Test disk can't get past the scan for drives...it tells me Please wait...but nothing ever populates the screen after waiting for up to half an hour.

I am running Windows 7 - 64 bit.
I have an external WD 1 TB hard drive connected with USB that is partitioned into drive G and drive H.

H is where my important data is and it is suddently "not accessible" and it wants me to format it to use it. I click NO to that then the box pops up DATA ERROR (CYCLIC REDUNDANCY CHECK).

G still works fine so I know it is not the actual hard drive or cable causing the problem.

Both were formatted NTFS and given a name of WD 1 TB first (G) and WD 1 TB second (H). G still has it's given name and is still NTFS. H is now just LOCAL disk that is listed as RAW.

I have tried restarting the computer but that does not change anything.

I have tried a cold boot and that brought the drive back so I started a backup and went to bed. Got up in the morning and the backup had stalled out, early on, as drive H went back to being a LOCAL drive that is RAW.

I downloaded both versions of Test Disk and tried to run them as administrator. 

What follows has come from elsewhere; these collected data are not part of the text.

SIGNATURES = {
    'fastnerf_version': (I, []),
    'fastnerf_last_error': (C.c_char_p, []),
    'fastnerf_device_cus': (I, []),
    'fastnerf_x6_pair_launches': (L, []),
    'fastnerf_gen_rays': (I, [I, I, F, F, F, F, P, P, P, P]),
    'fastnerf_gen_rays_pixels': (I, [L, P, P, F, F, F, F, P, P, P]),
    'fastnerf_ndc_rays': (I, [L, I, I, D, F, P, P, P, P, P]),
    'fastnerf_pack_rays': (I, [L, P, P, F, F, I, I, I, D, P, P]),
    'fastnerf_sample_coarse': (I, [L, I, P, I, I, P, U64, P, P]),
    'fastnerf_posenc': (I, [L, I, P, P, P]),
    'fastnerf_mlp_pack': (I, [P, P, P, P]),
    'fastnerf_mlp_fwd': (I, [L, I, P, P, P, P, P, P, P]),
    'fastnerf_mlp_bwd_partial_floats': (L, []),
    'fastnerf_mlp_bwd': (I, [L, I, P, P, P, P, P, P, P, P]),
    'fastnerf_raw2outputs_fwd': (I, [L, I, P, P, P, P, I, P, P, P, P, P, P]),
    'fastnerf_raw2outputs_bwd': (I, [L, I, P, P, P, P, I, P, P, P]),
    'fastnerf_raw2outputs_bwd_full': (I, [L, I, P, P, P, P, I, P, P, P, P, P, P, P, P, P]),
    'fastnerf_sample_pdf_merge': (I, [L, I, I, P, P, I, P, U64, P, P, P, P]),
    'fastnerf_sample_pdf': (I, [L, I, I, P, P, I, P, U64, P, P]),
    'fastnerf_mse_leafmax': (I, [L, P, P, P, F, P, P, P, P, I, P, P]),
    'fastnerf_aux_loss': (I, [L] + [P] * 8 + [F, F, F] + [P] * 5 + [P]),
    'fastnerf_adam_step': (I, [L, P, P, P, P, D, D, D, D, I, P]),
    'fastnerf_net_floats': (L, [I, I]),
    'fastnerf_mlp_act_floats': (L, [I, L]),
    'fastnerf_mlp_pack_ex': (I, [I, P, P, P, P]),
    'fastnerf_mlp_fwd_ex': (I, [I, L, I, P, P, P, P, P, P, P]),
    'fastnerf_mlp_bwd_ex': (I, [I, L, I, P, P, P, P, P, P, P, P]),
    'fastnerf_mlp_bf16_floats': (L, [I, I, L]),
    'fastnerf_mlp_bf16_partial_floats': (L, []),
    'fastnerf_mlp_bf16_pack': (I, [I, P, P, P, P]),
    'fastnerf_mlp_bf16_fwd': (I, [I, L, I, P, P, P, P, P, P, P]),
    'fastnerf_mlp_bf16_bwd': (I, [I, L, I, P, P, P, P, P, P, P, P]),
    'fastnerf_render_rays_fwd': (I, [I, L, I, I, P, I, I, I, I, P, P, P, P, U64, U64, P, P, P, P] + [P] * 18 + [P]),
    'fastnerf_render_rays_fwd_ex': (I, [I, L, I, I, P, I, I, I, I, P, P, P, P, U64, U64, P, P, P, P] + [P] * 18 + [I, P]),
    'fastnerf_mlp_bf16_fwd_flags': (I, [I, L, I, P, P, P, P, P, I, P]),
    'fastnerf_mlp_fwd_flags_ex': (I, [I, L, I, P, P, P, P, P, I, P]),
    'fastnerf_render_rays_bwd': (I, [I, L, I, I, P, I] + [P] * 20),
    'fastnerf_render_rays_bwd_maps': (I, [I, L, I, I, P, I] + [P] * 19 + [P] * 4 + [C.POINTER(MapGrads), P]),
    'fastnerf_pp_intersect_sphere': (I, [L, P, P, P, P]),
    'fastnerf_pp_fg_depths': (I, [L, I, F, P, I, P, U64, P, P]),
    'fastnerf_pp_sample_pdf_merge': (I, [L, I, I, P, P, I, P, U64, P, P, P]),
    'fastnerf_pp_perturb_samples': (I, [L, I, P, P, U64, P, P]),
    'fastnerf_pp_sample_pdf': (I, [L, I, I, P, P, I, P, U64, P, P]),
    'fastnerf_pp_depth2pts_outside': (I, [L, I, P, P, P, P, P, P]),
    'fastnerf_pp_composite_fwd': (I, [L, I, I, P, P, P, P, P, P, P, P, P]),
    'fastnerf_pp_composite_bwd': (I, [L, I, I, P, P, P, P, P, P, P, P]),
    'fastnerf_pp_gen_rays': (I, [I, I, P, P, P, P, P]),
    'fastnerf_leaf_sumcount': (I, [L, P, P, P, I, P, P, P]),
    'fastnerf_tree_adjust_mean': (L, [P, P, P, I, D]),
    'fastnerf_tree_create': (P, [I, I, I, I]),
    'fastnerf_tree_destroy': (None, [P]),
    'fastnerf_tree_num_leaves': (I, [P, I]),
    'fastnerf_tree_max_leaves': (I, [P]),
    'fastnerf_tree_min_area': (D, [P, I]),
    'fastnerf_tree_get_leaves': (I, [P, I, P]),
    'fastnerf_tree_set_leaves': (I, [P, I, I, P, D]),
    'fastnerf_tree_leaf_plan': (I, [P, I, D, I, P]),
    'fastnerf_tree_adjust': (L, [P, P, I, D]),
    'fastnerf_tree_epoch_plan': (L, [P, D, I, P, P]),
    'fastnerf_epoch_rays': (I, [L, I, P, P, P, P, I, I, I, F, F, F, F, U64, I] + [P] * 10 + [P]),
    'fastnerf_epoch_rays_shard': (I, [L, I, P, P, P, P, I, I, I, F, F, F, F, U64, I] + [P] * 5 + [L, I, I] + [P] * 5 + [P]),
    'fastnerf_epoch_shard_rows': (L, [L, L, I, I]),
    'fastnerf_gauss_noise': (I, [L, F, U64, P, P]),
    'fastnerf_compact_ws_ints': (L, [L]),
    'fastnerf_compact_live': (I, [L, P, P, P, P, P]),
    'fastnerf_mlp_bf16_fwd_live': (I, [I, L, I, P, P, P, P, P, P, P, P]),
    'fastnerf_mlp_bf16_bwd_live': (I, [I, L, I, P, P, P, P, P, P, P, P, P, P]),
    'fastnerf_mlp_fwd_live_ex': (I, [I, L, I, P, P, P, P, P, P, P, P]),
    'fastnerf_mlp_bwd_live_ex': (I, [I, L, I, P, P, P, P, P, P, P, P, P, P]),
    'fastnerf_render_rays_bwd_live': (I, [I, L, I, I, P, I] + [P] * 22 + [P]),
    'fastnerf_render_rays_bwd_live_maps': (I, [I, L, I, I, P, I] + [P] * 22 + [P] * 4 + [C.POINTER(MapGrads), P]),
    'fastnerf_mlp_x6_packed_floats': (L, [I, I]),
    'fastnerf_mlp_x6_pack': (I, [I, P, P, P, P]),
    'fastnerf_mlp_fold_offset': (L, [I, I]),
    'fastnerf_mlp_x6_fwd': (I, [I, L, I, P, P, P, P, P, P, I, P]),
    'fastnerf_mlp_x6_bwd': (I, [I, L, I, P, P, P, P, P, P, P, P]),
    'fastnerf_mlp_x6_fwd_live': (I, [I, L, I, P, P, P, P, P, P, P, P]),
    'fastnerf_mlp_x6_bwd_live': (I, [I, L, I, P, P, P, P, P, P, P, P, P, P]),
    'fastnerf_step_args_size': (L, []),
    'fastnerf_train_step': (I, [C.POINTER(StepArgs), I, P]),
    'fastnerf_step_aux_size': (L, []),
    'fastnerf_train_step_aux': (I, [C.POINTER(StepArgs), C.POINTER(StepAux), I, P]),
    'fastnerf_comm_unique_id': (I, [C.c_char_p]),
    'fastnerf_comm_init': (I, [C.POINTER(P), C.c_char_p, I, I]),
    'fastnerf_comm_destroy': (I, [P]),
    'fastnerf_allreduce_grads': (I, [P, P, L, C.c_float, P]),
    'fastnerf_allreduce_leaf_table': (I, [P, P, L, P]),
    'fastnerf_allreduce_leaf_sumcount': (I, [P, P, P, L, P]),
    'fastnerf_leaf_table_reset': (I, [P, L, P]),
    'fastnerf_leaf_table_read': (I, [P, P, L, P]),
    'fastnerf_grid_points': (I, [L, L, P, L, P, L, P, L, P, P]),
    'fastnerf_grid_sigma': (I, [L, P, P, P]),
    'fastnerf_mc_ws_bytes': (L, [L, L, L]),
    'fastnerf_mc_count': (I, [P, L, L, L, F, P, P, P]),
    'fastnerf_mc_emit': (I, [P, L, L, L, F, P, P, P, P]),
    'fastnerf_mc_tables': (I, [P, P]),
    'fastnerf_occ_words': (L, [L, L, L]),
    'fastnerf_occ_build': (I, [P, L, L, L, F, I, P, P, P]),
    'fastnerf_occ_from_mask': (I, [P, L, L, L, P, P]),
    'fastnerf_occ_query': (I, [C.POINTER(OccGrid), L, P, P, P]),
    'fastnerf_occ_classify': (I, [C.POINTER(OccGrid), L, I, P, P, P, P, P, P, P]),
    'fastnerf_occ_query_cascade': (I, [C.POINTER(OccCascade), L, P, P, P]),
    'fastnerf_occ_classify_cascade': (I, [C.POINTER(OccCascade), L, I, P, P, P, P, P, P, P]),
    'fastnerf_occ_cell_points': (I, [C.POINTER(OccGrid), L, L, U64, P, P]),
    'fastnerf_occ_update': (I, [P, P, L, L, L, L, L, F, F, I, P, P, P, P]),
    'fastnerf_mlp_fwd_list_ex': (I, [I, L, I, P, P, P, P, P, P, P, I, P]),
    'fastnerf_mlp_bf16_fwd_list': (I, [I, L, I, P, P, P, P, P, P, P, I, P]),
    'fastnerf_mlp_x6_fwd_list': (I, [I, L, I, P, P, P, P, P, P, P, I, P]),
    'fastnerf_render_rays_fwd_occ': (I, [I, L, I, I, P, I, I, I, I, P, P, U64, U64, P, P, P, P, C.POINTER(OccGrid), P, P] + [P] * 16 + [I, P]),
    'fastnerf_render_rays_fwd_occ_cascade': (I, [I, L, I, I, P, I, I, I, I, P, P, U64, U64, P, P, P, P, C.POINTER(OccCascade), P, P] + [P] * 16 + [I, P]),
    'fastnerf_ert_classify': (I, [C.POINTER(OccGrid), C.POINTER(OccCascade), L, I, I, I, P, P, P, F, P, P, P, P, P]),
    'fastnerf_ert_advance': (I, [L, I, I, I, P, P, P, I, P, P, P, P]),
    'fastnerf_render_rays_fwd_ert': (I, [I, L, I, I, P, I, I, I, I, P, P, U64, U64, P, P, P, P, C.POINTER(OccGrid), C.POINTER(OccCascade), F, I,
                                         P, P, P] + [P] * 16 + [I, P]),
    'fastnerf_mlp_sigma_grad_ws_floats': (L, [I, L]),
    'fastnerf_mlp_sigma_grad': (I, [I, I, L, I, P, P, P, P, P, P, P, P, P]),
    'fastnerf_ray_grad_ws_floats': (L, [I, L, I]),
    'fastnerf_ray_grad': (I, [I, I, L, I, P, P, P, P, P, P, P, P, P, I, P, P]),
}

I tried the 32 bit first as I assumed I had WoW64 from what I had read. When that didn't work, (stalled out with please wait after choosing No Log and hitting the enter key) I downloaded and ran the 64 bit version but the same thing happens... I choose No Log, hit the enter key, then am greeted with Please Wait... but nothing ever populates after that and I've waited up to a half an hour.

What do I do next?

thank you in advance for your assistance,
Cindy


----------